(TO DO):
Find every line in the records below that holds the word "include", and copy each one.

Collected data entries
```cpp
namespace {
struct Panel { const float* p; unsigned bytes; };
struct Carver {
  size_t cur = 0;
  size_t take(size_t bytes) {
    size_t o = cur;
    cur = align_up(cur + bytes);
    return o;
  }
// ... 55 lines not shown
      bn(p.mid, lo.n2w, lo.n2b, lo.r2m, lo.r2v);
      lo.c2 = po; po += conv2_elems(p);
      p.layers[b].push_back(lo);
      ci += cfg.growth;
    }
    if (b != cfg.nblocks - 1) {
      TransOff t;
      t.cin = ci; t.cout = ci / 2;
      bn(ci, t.nw, t.nb, t.rm, t.rv);
      t.cw = po; po += trans_elems(t);
      p.trans.push_back(t);
    } else {
      bn(ci, p.p_n5w, p.p_n5b, p.r_n5m, p.r_n5v);
    }
  }
  p.n_params = po; p.n_runstats = ro; p.n_bn = nbn;

  Carver cv;
  const int nb = cfg.nblocks;
  const size_t F = sizeof(float);
  const long V0 = (long)p.D0 * p.H0 * p.W0;
  p.o_conv0 = cv.take((size_t)N * cfg.init_features * V0 * F);
  p.o_idx = cv.take((size_t)N * cfg.init_features * p.Vb[0]);
  p.o_t1.assign(nb, {});
  size_t dap = 0;
  for (int b = 0; b < nb; ++b) {
    p.o_x[b] = cv.take((size_t)N * p.ctot_b[b] * p.Vb[b] * F);
    p.o_g[b] = cv.take((size_t)N * p.ctot_b[b] * p.Vb[b] * F);
    for (int l = 0; l < cfg.block_layers[b]; ++l) p.o_t1[b].push_back(cv.take((size_t)N * p.mid * p.Vb[b] * F));
    if (b != nb - 1) {
      p.o_ap[b] = cv.take((size_t)N * p.ctot_b[b] * p.Vb[b + 1] * F);
      dap = std::max(dap, (size_t)N * p.ctot_b[b] * p.Vb[b + 1] * F);
    } else {
      p.o_ap[b] = 0;
    }
  }
  p.o_dap = cv.take(dap ? dap : 256);
  p.o_dz0 = cv.take((size_t)N * cfg.init_features * V0 * F);
  const size_t PAIR = 2 * NREP * sizeof(double);
  p.o_fstat = cv.cur;
  p.o_st_conv0 = cv.take(PAIR * cfg.init_features);
  p.o_st_t1.assign(nb, {});
  for (int b = 0; b < nb; ++b) {
    p.o_st_x[b] = cv.take(PAIR * p.ctot_b[b]);
    for (int l = 0; l < cfg.block_layers[b]; ++l) p.o_st_t1[b].push_back(cv.take(PAIR * p.mid));
  }
  p.fstat_bytes = cv.cur - p.o_fstat;
  p.o_bstat = cv.cur;
  p.o_dg_n0 = cv.take(PAIR * cfg.init_features);
  p.o_dg_n1.assign(nb, {}); p.o_dg_n2.assign(nb, {}); p.o_dg_tr.clear();
  for (int b = 0; b < nb; ++b) {
    p.o_s_x[b] = cv.take(PAIR * p.ctot_b[b]);
    for (int l = 0; l < cfg.block_layers[b]; ++l) {
      p.o_dg_n1[b].push_back(cv.take(PAIR * p.layers[b][l].cin));
      p.o_dg_n2[b].push_back(cv.take(PAIR * p.mid));
    }
    if (b != nb - 1) p.o_dg_tr.push_back(cv.take(PAIR * p.ctot_b[b]));
  }
  p.o_dg_n5 = cv.take(PAIR * p.ctot_b[nb - 1]);
  p.bstat_bytes = cv.cur - p.o_bstat;
  p.o_pk_conv0 = cv.take((size_t)7 * stem_krows(cfg.in_channels) * 64 * F);
  p.o_pk_c1.assign(nb, {}); p.o_pk_c2f.assign(nb, {}); p.o_pk_c2b.assign(nb, {}); p.o_pk_tr.clear();
  p.o_pk_c2f3.assign(nb, {}); p.o_pk_c2b3.assign(nb, {});
  p.x3_bytes = 0;
  for (int b = 0; b < nb; ++b) {
    FpropArgs f, g;
    memset(&f, 0, sizeof(f));
    f.N = N; f.D = p.Db[b]; f.H = p.Hb[b]; f.W = p.Wb[b];
    g = f;
    f.Cin = p.mid; f.M = cfg.growth;
    g.Cin = cfg.growth; g.M = p.mid;
    const bool f3 = conv3_fwd_bf16x3_eligible(f), b3 = conv3_dgrad_bf16x3_eligible(g);
    if (f3) p.x3_bytes = std::max(p.x3_bytes, conv3_bf16x3_plane_bytes(f));
    if (b3) p.x3_bytes = std::max(p.x3_bytes, conv3_bf16x3_plane_bytes(g));
    for (int l = 0; l < cfg.block_layers[b]; ++l) {
      p.o_pk_c1[b].push_back(cv.take(conv1_elems(p, p.layers[b][l].cin) * F));
      p.o_pk_c2f[b].push_back(cv.take(conv2_elems(p) * F));
      p.o_pk_c2b[b].push_back(cv.take(conv2_elems(p) * F));
      p.o_pk_c2f3[b].push_back(f3 ? cv.take(conv2_split_bytes(p)) : 0);
      p.o_pk_c2b3[b].push_back(b3 ? cv.take(conv2_split_bytes(p)) : 0);
    }
    if (b != nb - 1) p.o_pk_tr.push_back(cv.take(trans_elems(p.trans[b]) * F));
  }
  p.o_x3 = p.x3_bytes ? cv.take(p.x3_bytes) : 0;
  p.ns_conv0 = stem_wgrad_pick_splits(N, p.D0, p.H0, p.W0, cfg.in_channels);
  p.o_sl_conv0 = cv.take((size_t)p.ns_conv0 * cfg.in_channels * cfg.init_features * 352 * F);
  p.o_sl_c1.assign(nb, {}); p.o_sl_c2.assign(nb, {}); p.ns_c1.assign(nb, {}); p.ns_c2.assign(nb, {});
  p.o_sl_tr.clear(); p.ns_tr.clear();
  for (int b = 0; b < nb; ++b) {
    for (int l = 0; l < cfg.block_layers[b]; ++l) {
      const int ci = p.layers[b][l].cin;
      int pairs = 0;
      {
        const int cw = wgrad1_channel_width(ci, p.Vb[b]);
        for (int k = 0; k < cfg.block_layers[b]; ++k)
          if (wgrad1_channel_width(p.layers[b][k].cin, p.Vb[b]) == cw) pairs += cdiv(p.layers[b][k].cin, cw);
      }
      const int s1 = wgrad_pick_splits(1, N, p.Db[b], p.Hb[b], p.Wb[b], p.mid, ci, pairs);
      const int s2 = wgrad_pick_splits(27, N, p.Db[b], p.Hb[b], p.Wb[b], cfg.growth, p.mid, cfg.block_layers[b]);
      p.ns_c1[b].push_back(s1); p.ns_c2[b].push_back(s2);
      p.o_sl_c1[b].push_back(cv.take(s1 * conv1_elems(p, ci) * F));
      p.o_sl_c2[b].push_back(cv.take(s2 * conv2_elems(p) * F));
    }
    if (b != nb - 1) {
      const int s = wgrad_pick_splits(1, N, p.Db[b + 1], p.Hb[b + 1], p.Wb[b + 1], p.trans[b].cout, p.trans[b].cin);
      p.ns_tr.push_back(s);
      p.o_sl_tr.push_back(cv.take(s * trans_elems(p.trans[b]) * F));
    }
  }
  for (int b = 0; b < nb; ++b) p.o_dz2[b] = cv.take((size_t)cfg.block_layers[b] * N * p.mid * p.Vb[b] * F);
  p.o_kz_part = cv.take(KZ_PART_BYTES);
  p.o_kz_cnt = cv.take(KZ_CNT_ENTRIES * sizeof(unsigned));
  int nlayers = 0;
  for (int b = 0; b < nb; ++b) nlayers += cfg.block_layers[b];
  p.n_run_jobs = nbn;
  p.n_pack_jobs = 1 + 5 * nlayers + (nb - 1);
  p.n_grad_jobs = 3 + 6 * nlayers + 3 * (nb - 1) + 2;
  p.o_jobs_run = cv.take(sizeof(RunStatJob) * p.n_run_jobs);
  p.o_jobs_pack = cv.take(sizeof(PackJob) * p.n_pack_jobs);
  p.o_jobs_grad = cv.take(sizeof(GradJob) * p.n_grad_jobs);
  p.n_layers = nlayers;
  p.o_wg_table = cv.take(sizeof(WgradArgs) * 2 * nlayers);
  p.ws_bytes = cv.cur;
  p.host_jobs_bytes = p.o_wg_table - p.o_jobs_run;
  if (p.host_jobs) { (void)hipHostFree(p.host_jobs); p.host_jobs = nullptr; }
  p.tab_params = nullptr; p.tab_run = nullptr; p.tab_ws = nullptr;
  return 0;
}

void plan_free(Plan& p) {
  if (p.host_jobs) (void)hipHostFree(p.host_jobs);
  p.host_jobs = nullptr;
  if (p.wg_pinned) (void)hipHostFree(p.wg_pinned);
  p.wg_pinned = nullptr;
  for (hipEvent_t e : p.timer_ev) (void)hipEventDestroy(e);
  p.timer_ev.clear();
}

static NormSite concat_site(const Plan& p, int b, int C, long w, long bb, long rm, long rv, size_t o_dg) {
  return {p.o_st_x[b], p.o_s_x[b], o_dg, p.ctot_b[b], 0, C, p.nrep_b[b], w, bb, rm, rv, (double)p.N * p.Vb[b]};
}
static NormSite norm0(const Plan& p) {
  const int C = p.cfg.init_features;
  return {p.o_st_conv0, p.o_dg_n0, p.o_dg_n0, C, 0, C, NREP, p.p_n0w, p.p_n0b, p.r_n0m, p.r_n0v, (double)p.N * p.D0 * p.H0 * p.W0};
}
static NormSite norm1(const Plan& p, int b, int l) {
  const LayerOff& lo = p.layers[b][l];
  return concat_site(p, b, lo.cin, lo.n1w, lo.n1b, lo.r1m, lo.r1v, p.o_dg_n1[b][l]);
}
static NormSite norm2(const Plan& p, int b, int l) {
  const LayerOff& lo = p.layers[b][l];
  return {p.o_st_t1[b][l], p.o_dg_n2[b][l], p.o_dg_n2[b][l], p.mid, 0, p.mid, p.nrep_b[b], lo.n2w, lo.n2b, lo.r2m, lo.r2v, (double)p.N * p.Vb[b]};
}
static NormSite transition(const Plan& p, int b) {
  const TransOff& t = p.trans[b];
  return concat_site(p, b, t.cin, t.nw, t.nb, t.rm, t.rv, p.o_dg_tr[b]);
}
static NormSite norm5(const Plan& p) {
  const int b = p.cfg.nblocks - 1;
  return concat_site(p, b, p.ctot_b[b], p.p_n5w, p.p_n5b, p.r_n5m, p.r_n5v, p.o_dg_n5);
}

static StatPtr statptr(char* ws, size_t o, int C, int off, int nrep) {
  StatPtr s; memset(&s, 0, sizeof(s));
  s.sum = reinterpret_cast<double*>(ws + o); s.sq = s.sum + (long)NREP * C;
  s.stride = C; s.off = off; s.nrep = nrep;
  return s;
// ... 552 lines not shown
```

Before: 260.5 volumes/s (whole job; 1 volume = 1 patient = stacked T1+T2 2x128^3 + 32 tabular).

## Stage conv3 bf16x3 halo tiles via direct global-to-LDS loads interleaved with MFMAs

Replaces the register-staged halo loads in the 3x3x3 bf16x3 forward and dgrad kernels with global_load_lds_dwordx4 copies that write straight into LDS. Out-of-bounds voxels are pointed at a zero entry placed just past the plane scratch, which the split kernels write. The copies are spread through the MFMA loop, and LDS operand fetches are double-buffered one row ahead under sched_barriers. The aim is to cut VGPR pressure and staging latency so loads overlap with tensor-core work. In exchange it depends on inline asm that sets m0, a padded halo layout, and a one-entry scratch over-allocation.

```diff
diff --git a/mmnn_sts_amd/csrc/conv3_bf16x3.hip b/mmnn_sts_amd/csrc/conv3_bf16x3.hip
--- a/mmnn_sts_amd/csrc/conv3_bf16x3.hip
+++ b/mmnn_sts_amd/csrc/conv3_bf16x3.hip
@@ -2,6 +2,7 @@
 
 #include "fprop.hpp"
 #include "bf16x3.hpp"
+#include "conv3_stage_map.hpp"
 
 namespace mmnn {
 
@@ -13,16 +14,29 @@
 template <int TD, int TH, int TW>
 struct Geo {
   static constexpr int HD = TD + 2, HH = TH + 2, HW = TW + 2, HV = HD * HH * HW, ROWS = TD * TH * TW / 32;
-  static constexpr int ITEMS = (2 * HV + 255) / 256;
-  static constexpr size_t OPER_BYTES = (size_t)2 * 6 * HV * 16;
+  static constexpr int PPP = c3map::Halo<TD, TH, TW>::PPP, HVP = c3map::Halo<TD, TH, TW>::HVP;
+  static constexpr size_t OPER_BYTES = (size_t)2 * 6 * HVP * 16;
   static constexpr size_t SMEM = OPER_BYTES + sizeof(float) * (2 * 4 * 32 + 32);
   static_assert(TD * TH * TW % 32 == 0 && (TW == 32 || TW == 16), "rows of 32 voxels");
-  static_assert(ITEMS <= NT, "one staging item per tap slot");
+  static_assert(PPP <= 16, "a wave stages at most four piece columns");
   static_assert(4 * ROWS * 16 * 64 * sizeof(float) <= OPER_BYTES, "the partial tiles are summed in the operand buffers");
   static_assert(SMEM <= 160 * 1024, "LDS");
 };
 
 __device__ __forceinline__ bf16x8_t as_bf16x8(uint4 v) { return __builtin_bit_cast(bf16x8_t, v); }
+
+__device__ __forceinline__ void glds16(const uint4* src, uint4* lds) {
+  const unsigned dst = __builtin_amdgcn_readfirstlane((unsigned)(size_t)(__attribute__((address_space(3))) void*)lds);
+  unsigned keep;
+  asm volatile("s_mov_b32 %0, m0\n\ts_mov_b32 m0, %2\n\ts_nop 0\n\tglobal_load_lds_dwordx4 %1, off\n\ts_mov_b32 m0, %0"
+               : "=&s"(keep) : "v"(src), "s"(dst) : "memory");
+}
+__device__ __forceinline__ void dma_wait_all() { asm volatile("s_waitcnt vmcnt(0)" ::: "memory"); }
+}
+
+__device__ __forceinline__ void write_zero_entry(const FpropArgs& a) {
+  if ((blockIdx.x | blockIdx.y | blockIdx.z | threadIdx.x) == 0)
+    *reinterpret_cast<uint4*>(static_cast<char*>(a.x3) + a.x3_bytes) = make_uint4(0u, 0u, 0u, 0u);
 }
 
 __global__ void __launch_bounds__(256) conv3_split_bnrelu_kernel(const FpropArgs a) {
@@ -33,6 +47,7 @@
   float xv[8];
 #pragma unroll
   for (int e = 0; e < 8; ++e) xv[e] = v < V ? x[(long)e * V + v] : 0.f;
+  write_zero_entry(a);
   if (threadIdx.x < 8) {
     float ca, cb, mu, rs;
     bn_fwd_coef(a.bn_in, 8 * c8 + threadIdx.x, ca, cb, mu, rs);
@@ -61,6 +76,7 @@
     gv[e] = v < V ? gn[(long)e * V + v] : 0.f;
     xv[e] = v < V ? xn[(long)e * V + v] : 0.f;
   }
+  write_zero_entry(a);
   if (threadIdx.x < 8) {
     const int c = 8 * c8 + threadIdx.x;
     float p_, q_, r_;
@@ -92,12 +108,12 @@
 __global__ void __launch_bounds__(256) conv3_fwd_bf16x3_kernel(const FpropArgs a) {
   using namespace c3b;
   using G = Geo<TD, TH, TW>;
-  constexpr int HH = G::HH, HW = G::HW, HV = G::HV, ROWS = G::ROWS, ITEMS = G::ITEMS;
+  constexpr int HH = G::HH, HW = G::HW, HVP = G::HVP, PPP = G::PPP, ROWS = G::ROWS;
   constexpr size_t OPER_BYTES = G::OPER_BYTES;
   extern __shared__ uint4 xs128[];
   float* const sred = reinterpret_cast<float*>(reinterpret_cast<char*>(xs128) + OPER_BYTES);
   float* const dsc = sred + 2 * 4 * 32;
-  const int tid = threadIdx.x, lane = tid & 63, wv = tid >> 6;
+  const int tid = threadIdx.x, lane = tid & 63, wv = __builtin_amdgcn_readfirstlane(tid >> 6);
   const int D = a.D, H = a.H, W = a.W, V = D * H * W, C8 = a.Cin / 8, nchunk = a.Cin / KC;
   const int twn = (W + TW - 1) / TW, thn = (H + TH - 1) / TH, tdn = (D + TD - 1) / TD;
   int b = blockIdx.x;
@@ -105,88 +121,95 @@
   const int h0 = (b % thn) * TH; b /= thn;
   const int d0 = (b % tdn) * TD;
   const int n = b / tdn;
-  const long ps = (long)a.N * C8 * V;
-  const uint4* __restrict__ xin = reinterpret_cast<const uint4*>(a.x3) + (long)n * C8 * V;
+  const uint4* __restrict__ x3 = reinterpret_cast<const uint4*>(a.x3);
   const uint4* __restrict__ wp = reinterpret_cast<const uint4*>(a.w3);
+  const long zero_entry = (long)(a.x3_bytes / 16);
   if (tid < 32) dsc[tid] = drop_scale(a.drop_out, n, tid);
   f32x16_t acc[ROWS];
 #pragma unroll
   for (int t = 0; t < ROWS; ++t)
 #pragma unroll
     for (int q = 0; q < 16; ++q) acc[t][q] = 0.f;
-  uint4 xr[ITEMS][3];
-  auto item_pos = [&](int it, int& g, int& hv, int& o) -> bool {
-    const int item = tid + it * 256;
-    g = item >= HV;
-    hv = item - g * HV;
-    const int hd = hv / (HH * HW), hh = (hv / HW) % HH, hw = hv % HW;
-    const int d = d0 + hd - 1, h = h0 + hh - 1, w = w0 + hw - 1;
-    o = (d * H + h) * W + w;
-    return item < 2 * HV && (unsigned)d < (unsigned)D && (unsigned)h < (unsigned)H && (unsigned)w < (unsigned)W;
-  };
-  auto issue = [&](int ch) {
-#pragma unroll
-    for (int it = 0; it < ITEMS; ++it) {
-      int g, hv, o;
-      const bool ok = item_pos(it, g, hv, o);
-      const uint4* src = xin + (long)(2 * ch + g) * V + o;
-#pragma unroll
-      for (int p = 0; p < 3; ++p) xr[it][p] = ok ? src[p * ps] : make_uint4(0u, 0u, 0u, 0u);
-    }
-  };
-  auto commit_item = [&](int it, int buf) {
-    int g, hv, o;
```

(ANSWER BOX):
 #include "fprop.hpp"
 #include "bf16x3.hpp"
+#include "conv3_stage_map.hpp"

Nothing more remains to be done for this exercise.